**Task requirements**:
From the line with "static constexpr int NW = 4;" through the final line below, restate each line word for word and return nothing else.

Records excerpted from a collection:
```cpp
template <typename T>
int op_build_pyramid_group(ofx_ctx *ctx, int G, const void *const *dA, const void *const *dB, int nscales, double zfactor,
                           double sigma, const int *nxs, const int *nys, T *const *lvA, T *const *lvB, T *tmpA, T *tmpB,
                           double *scr)
{
    if (G < 1 || G > OFX_MAX_GROUP) return ofx_fail(ctx, OFX_ERR_ARG, "pyramid group of %d", G);
    const int nxx = nxs[0], nyy = nys[0], size = nxx * nyy;
    OfxGroupPtrs P;
    for (int g = 0; g < OFX_MAX_GROUP; g++) { P.a[g] = g < G ? dA[g] : nullptr; P.b[g] = g < G ? dB[g] : nullptr; }
    int nb = grid1d((size_t) size);
    if (nb > MM_BLOCKS) nb = MM_BLOCKS;
    hipLaunchKernelGGL(k_minmax_partial_g<T>, dim3(nb, G), dim3(256), 0, ctx->stream, P, size, scr);
    OFX_LAUNCH_CHECK(ctx);
    hipLaunchKernelGGL(k_minmax_final_g, dim3(G), dim3(256), 0, ctx->stream, scr, nb);
    OFX_LAUNCH_CHECK(ctx);
    GaussTaps t0;
    const double zsigma = 0.6 * sqrt(1.0 / (zfactor * zfactor) - 1.0);
    bool fused = ctx->gauss_fused != 0 && ofx_gauss_taps(sigma, &t0) == OFX_OK && t0.size - 1 <= GXY_RMAX;
    if (fused && nscales > 1) fused = ofx_gauss_taps(zsigma, &t0) == OFX_OK && t0.size - 1 <= GXY_RMAX;
    T *n0 = fused ? tmpA : lvA[0], *n1 = fused ? tmpA + (size_t) G * size : lvB[0];
    hipLaunchKernelGGL(k_normalize2_g<T>, dim3(grid1d((size_t) size), G), dim3(256), 0, ctx->stream, P, n0, n1, size,
                       (const double *) scr);
    OFX_LAUNCH_CHECK(ctx);
    auto gauss_xy = [&](const T *ia, const T *ib, T *oa, T *ob, int nx, int ny, double sg) -> int {
        GaussTaps taps;
        if (ofx_gauss_taps(sg, &taps) != OFX_OK)
            return ofx_fail(ctx, OFX_ERR_ARG, "gaussian: sigma %g needs more than %d taps", sg, OFX_GAUSS_MAX_TAPS);
        if (taps.size >= nx || taps.size >= ny)
            return ofx_fail(ctx, OFX_ERR_SIGMA, "GaussianSmooth: sigma too large (radius %d, image %dx%d)", taps.size, nx, ny);
        const size_t st = (size_t) nx * ny;
        if (ctx->gauss_fused == 2)
            hipLaunchKernelGGL(k_gauss_xy_g<T>, dim3(ofx_cdiv(nx, 64), ofx_cdiv(ny, GXY_TH), 2 * G), dim3(64, 4), 0, ctx->stream,
                               OfxPlanes2<const T>{ia, ib, G, st}, OfxPlanes2<T>{oa, ob, G, st}, nx, ny, taps);
        else
            gauss_xy_launch<T>(ctx, dim3(ofx_cdiv(nx, 64), ofx_cdiv(ny, GXY_TH), 2 * G), OfxPlanes2<const T>{ia, ib, G, st},
                               OfxPlanes2<T>{oa, ob, G, st}, nx, ny, taps);
        OFX_LAUNCH_CHECK(ctx);
        return OFX_OK;
    };
    if (fused) {
        OFX_TRY(gauss_xy(n0, n1, lvA[0], lvB[0], nxx, nyy, sigma));
        for (int s = 1; s < nscales; s++) {
            const int nx = nxs[s - 1], ny = nys[s - 1];
            const size_t st = (size_t) nx * ny;
            GaussTaps tz;
            if (ctx->gauss_fused == 1 && zfactor == 0.5 && ofx_gauss_taps(zsigma, &tz) == OFX_OK && tz.size - 1 == 5 && tz.size < nx &&
                tz.size < ny && 2 * (nxs[s] - 1) <= nx - 1 && 2 * (nys[s] - 1) <= ny - 1) {
                hipLaunchKernelGGL((k_gauss_xy_dec<T, 5>), dim3(ofx_cdiv(nxs[s], 64), ofx_cdiv(nys[s], GXD_THO), 2 * G), dim3(64, 4), 0,
                                   ctx->stream, OfxPlanes2<const T>{lvA[s - 1], lvB[s - 1], G, st},
                                   OfxPlanes2<T>{lvA[s], lvB[s], G, (size_t) nxs[s] * nys[s]}, nx, ny, nxs[s], nys[s], tz);
                OFX_LAUNCH_CHECK(ctx);
                continue;
            }
            OFX_TRY(gauss_xy(lvA[s - 1], lvB[s - 1], tmpB, tmpB + (size_t) G * st, nx, ny, zsigma));
            dim3 g = grid2d(nxs[s], nys[s]);
            g.z = 2 * G;
            hipLaunchKernelGGL(k_resample_g<T>, g, block2d(), 0, ctx->stream, OfxPlanes2<const T>{tmpB, tmpB + (size_t) G * st, G, st},
                               OfxPlanes2<T>{lvA[s], lvB[s], G, (size_t) nxs[s] * nys[s]}, nx, ny, nxs[s], nys[s], zfactor, zfactor);
            OFX_LAUNCH_CHECK(ctx);
        }
        return OFX_OK;
    }
    auto gauss = [&](const T *ia, const T *ib, T *oa, T *ob, T *ta, T *tb, int nx, int ny, double sg) -> int {
        GaussTaps taps;
        if (ofx_gauss_taps(sg, &taps) != OFX_OK)
            return ofx_fail(ctx, OFX_ERR_ARG, "gaussian: sigma %g needs more than %d taps", sg, OFX_GAUSS_MAX_TAPS);
        if (taps.size >= nx || taps.size >= ny)
            return ofx_fail(ctx, OFX_ERR_SIGMA, "GaussianSmooth: sigma too large (radius %d, image %dx%d)", taps.size, nx, ny);
        const size_t st = (size_t) nx * ny;
        dim3 g = grid2d(nx, ny);
        g.z = 2 * G;
        hipLaunchKernelGGL((k_gauss_pass_g<T, true>), g, block2d(), 0, ctx->stream, OfxPlanes2<const T>{ia, ib, G, st},
                           OfxPlanes2<T>{ta, tb, G, st}, nx, ny, taps);
        OFX_LAUNCH_CHECK(ctx);
// ... 105 lines not shown
```
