template <int KS, int STRIDE, int DIL, int CK, int MT, int NT, int WAVES_M, int WAVES_N, int UPS, bool VEC>
struct ConvTile {
    using C = ConvCfg<KS, STRIDE, DIL, CK, MT, NT, WAVES_M, WAVES_N, UPS>;
    const float* wp; const float* xb; const float* Al;
    float* Ws; float* Xs;
    int tid, Tin, Cin, Mpad, m0, t_in0, g_al;
    bool snake_in;

    __device__ __forceinline__ void load_chunk(int chunk, f32x4 (&wreg)[C::W_PER_THREAD], f32x4 (&xv)[C::XV_PER_THREAD], float (&xs)[C::XS_PER_THREAD]) const
    {
        const int ci0 = chunk * CK;
        const float* wsrc = wp + (size_t)ci0 * KS * Mpad + m0;
#pragma unroll
        for (int u = 0; u < C::W_PER_THREAD; ++u) {
            int v = tid + u * C::NTHR;
            if (C::W_VEC % C::NTHR != 0) v = v < C::W_VEC ? v : C::W_VEC - 1;
            const int row = v / (C::BM / 4);
            const int c4 = v - row * (C::BM / 4);
            wreg[u] = *reinterpret_cast<const f32x4*>(wsrc + (size_t)row * Mpad + c4 * 4);
        }
        if (VEC) {
#pragma unroll
            for (int u = 0; u < C::XV_PER_THREAD; ++u) {
                int e = tid + u * C::NTHR;
                if (C::XV_TOTAL % C::NTHR != 0) e = e < C::XV_TOTAL ? e : C::XV_TOTAL - 1;
                const int cl = e / C::XV;
                const int v = e - cl * C::XV;
                const int g = g_al + 4 * v;
                const bool ok = g >= 0 && g < Tin;
                const int gc = ok ? g : 0;
                xv[u] = *reinterpret_cast<const f32x4*>(xb + (size_t)(ci0 + cl) * Tin + gc);
            }
        } else {
#pragma unroll
            for (int u = 0; u < C::XS_PER_THREAD; ++u) {
                int e = tid + u * C::NTHR;
                if (C::XS_TOTAL % C::NTHR != 0) e = e < C::XS_TOTAL ? e : C::XS_TOTAL - 1;
                const int cl = e / C::XT;
                const int xi = e - cl * C::XT;
                const int g = t_in0 + xi;
                const bool ok = g >= 0 && g < Tin;
                const int gc = ok ? g : 0;
                xs[u] = xb[(size_t)(ci0 + cl) * Tin + gc];
            }
        }
    }

    __device__ __forceinline__ void store_chunk(int chunk, int buf, const f32x4 (&wreg)[C::W_PER_THREAD],
                                                const f32x4 (&xv)[C::XV_PER_THREAD],
                                                const float (&xs)[C::XS_PER_THREAD]) const
    {
        const int ci0 = chunk * CK;
        float* wdst = Ws + buf * C::W_FLOATS;
        float* xdst = Xs + buf * C::X_FLOATS;
#pragma unroll
        for (int u = 0; u < C::W_PER_THREAD; ++u) {
            const int v = tid + u * C::NTHR;
            if (C::W_VEC % C::NTHR == 0 || v < C::W_VEC) *reinterpret_cast<f32x4*>(wdst + v * 4) = wreg[u];
        }
        if (VEC) {
#pragma unroll
            for (int u = 0; u < C::XV_PER_THREAD; ++u) {
                const int e = tid + u * C::NTHR;
                const int ec = (C::XV_TOTAL % C::NTHR != 0 && e >= C::XV_TOTAL) ? C::XV_TOTAL - 1 : e;
                const int cl = ec / C::XV;
                const int v = ec - cl * C::XV;
                const int g = g_al + 4 * v;
                const bool ok = g >= 0 && g < Tin;
                f32x4 q = xv[u];
                if (!ok) q = f32x4{0.0f, 0.0f, 0.0f, 0.0f};
                if (snake_in) {
                    const float al = Al[ci0 + cl], inv = Al[Cin + ci0 + cl];
                    q.x = det_snake(q.x, al, inv); q.y = det_snake(q.y, al, inv);
                    q.z = det_snake(q.z, al, inv); q.w = det_snake(q.w, al, inv);
                }
                if (C::XV_TOTAL % C::NTHR == 0 || e < C::XV_TOTAL)
                    *reinterpret_cast<f32x4*>(xdst + cl * C::XTP + 4 * v) = q;
            }
        } else {
#pragma unroll
            for (int u = 0; u < C::XS_PER_THREAD; ++u) {
                const int e = tid + u * C::NTHR;
                const int ec = (C::XS_TOTAL % C::NTHR != 0 && e >= C::XS_TOTAL) ? C::XS_TOTAL - 1 : e;
                const int cl = ec / C::XT;
                const int xi = ec - cl * C::XT;
                const int g = t_in0 + xi;
                float q = (g >= 0 && g < Tin) ? xs[u] : 0.0f;
                if (snake_in) q = det_snake(q, Al[ci0 + cl], Al[Cin + ci0 + cl]);
                if (C::XS_TOTAL % C::NTHR == 0 || e < C::XS_TOTAL) xdst[cl * C::XTP + xi] = q;
            }
        }
    }
};
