diff --git a/autorally_amd/csrc/rollout_lds128.hip b/autorally_amd/csrc/rollout_lds128.hip
--- a/autorally_amd/csrc/rollout_lds128.hip
+++ b/autorally_amd/csrc/rollout_lds128.hip
@@ -14,6 +14,7 @@
   static constexpr int NSW = 1;
   static constexpr int kR = 16;
   static constexpr bool kRecByAll = true;
+  static constexpr bool kEarlyLast = false;
   int xseq[NW][64];
   float rec[kGRing][kRolloutsPerWave][4];
   int cost_done[64];
diff --git a/autorally_amd/csrc/rollout_lds44.hip b/autorally_amd/csrc/rollout_lds44.hip
--- a/autorally_amd/csrc/rollout_lds44.hip
+++ b/autorally_amd/csrc/rollout_lds44.hip
@@ -14,6 +14,7 @@
   static constexpr int NSW = 1;
   static constexpr int kR = 16;
   static constexpr bool kRecByAll = true;
+  static constexpr bool kEarlyLast = false;
   int xseq[NW][64];
   float rec[kGRing][kRolloutsPerWave][4];
   int cost_done[64];
diff --git a/autorally_amd/csrc/rollout_m44.hip b/autorally_amd/csrc/rollout_m44.hip
--- a/autorally_amd/csrc/rollout_m44.hip
+++ b/autorally_amd/csrc/rollout_m44.hip
@@ -11,6 +11,7 @@
   static constexpr int NSW = 1;
   static constexpr int kR = 16;
   static constexpr bool kRecByAll = true;
+  static constexpr bool kEarlyLast = false;
   int xseq[NW][64];
   float rec[kGRing][kRolloutsPerWave][4];
   int cost_done[64];
diff --git a/autorally_amd/csrc/rollout_oct.hip b/autorally_amd/csrc/rollout_oct.hip
--- a/autorally_amd/csrc/rollout_oct.hip
+++ b/autorally_amd/csrc/rollout_oct.hip
@@ -10,6 +10,7 @@
   static constexpr int NSW = NHID;
   static constexpr int kR = 16;
   static constexpr bool kRecByAll = false;
+  static constexpr bool kEarlyLast = false;
   float xb[2][NW][64][4];
   int xseq[NW][64];
   float rec[kGRing][kRolloutsPerWave][4];
diff --git a/autorally_amd/csrc/rollout_row.hip b/autorally_amd/csrc/rollout_row.hip
--- a/autorally_amd/csrc/rollout_row.hip
+++ b/autorally_amd/csrc/rollout_row.hip
@@ -22,6 +22,7 @@
   static constexpr int NW = 4;
   static constexpr int NSW = 1;
   static constexpr bool kRecByAll = true;
+  static constexpr bool kEarlyLast = true;
   static constexpr int kR = 16;
   int xseq[NW][64];
   float rec[kGRing][kRolloutsPerWave][4];
@@ -135,7 +136,7 @@
   return v0;
 }
 
-template <int H, bool TREE, int Q>
+template <int H, bool TREE, int Q, bool LAST = false>
 __device__ __forceinline__ void row_step(const RolloutArgs &a, const RowWeights<H, TREE> &W, f32x2 &sp, f32x2 &un, const int t0,
                                          const uint32_t a_rec, const uint32_t a_myseq, const volatile int __attribute__((address_space(3))) *p_pub,
                                          const volatile f32x2 __attribute__((address_space(3))) *&pu,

**Solution to the exercise**:
   static constexpr int NW = 4;
   static constexpr int NSW = 1;
   static constexpr bool kRecByAll = true;
+  static constexpr bool kEarlyLast = true;
   static constexpr int kR = 16;
   int xseq[NW][64];
   float rec[kGRing][kRolloutsPerWave][4];
@@ -135,7 +136,7 @@
   return v0;
 }
 
-template <int H, bool TREE, int Q>
+template <int H, bool TREE, int Q, bool LAST = false>
 __device__ __forceinline__ void row_step(const RolloutArgs &a, const RowWeights<H, TREE> &W, f32x2 &sp, f32x2 &un, const int t0,
                                          const uint32_t a_rec, const uint32_t a_myseq, const volatile int __attribute__((address_space(3))) *p_pub,
                                          const volatile f32x2 __attribute__((address_space(3))) *&pu,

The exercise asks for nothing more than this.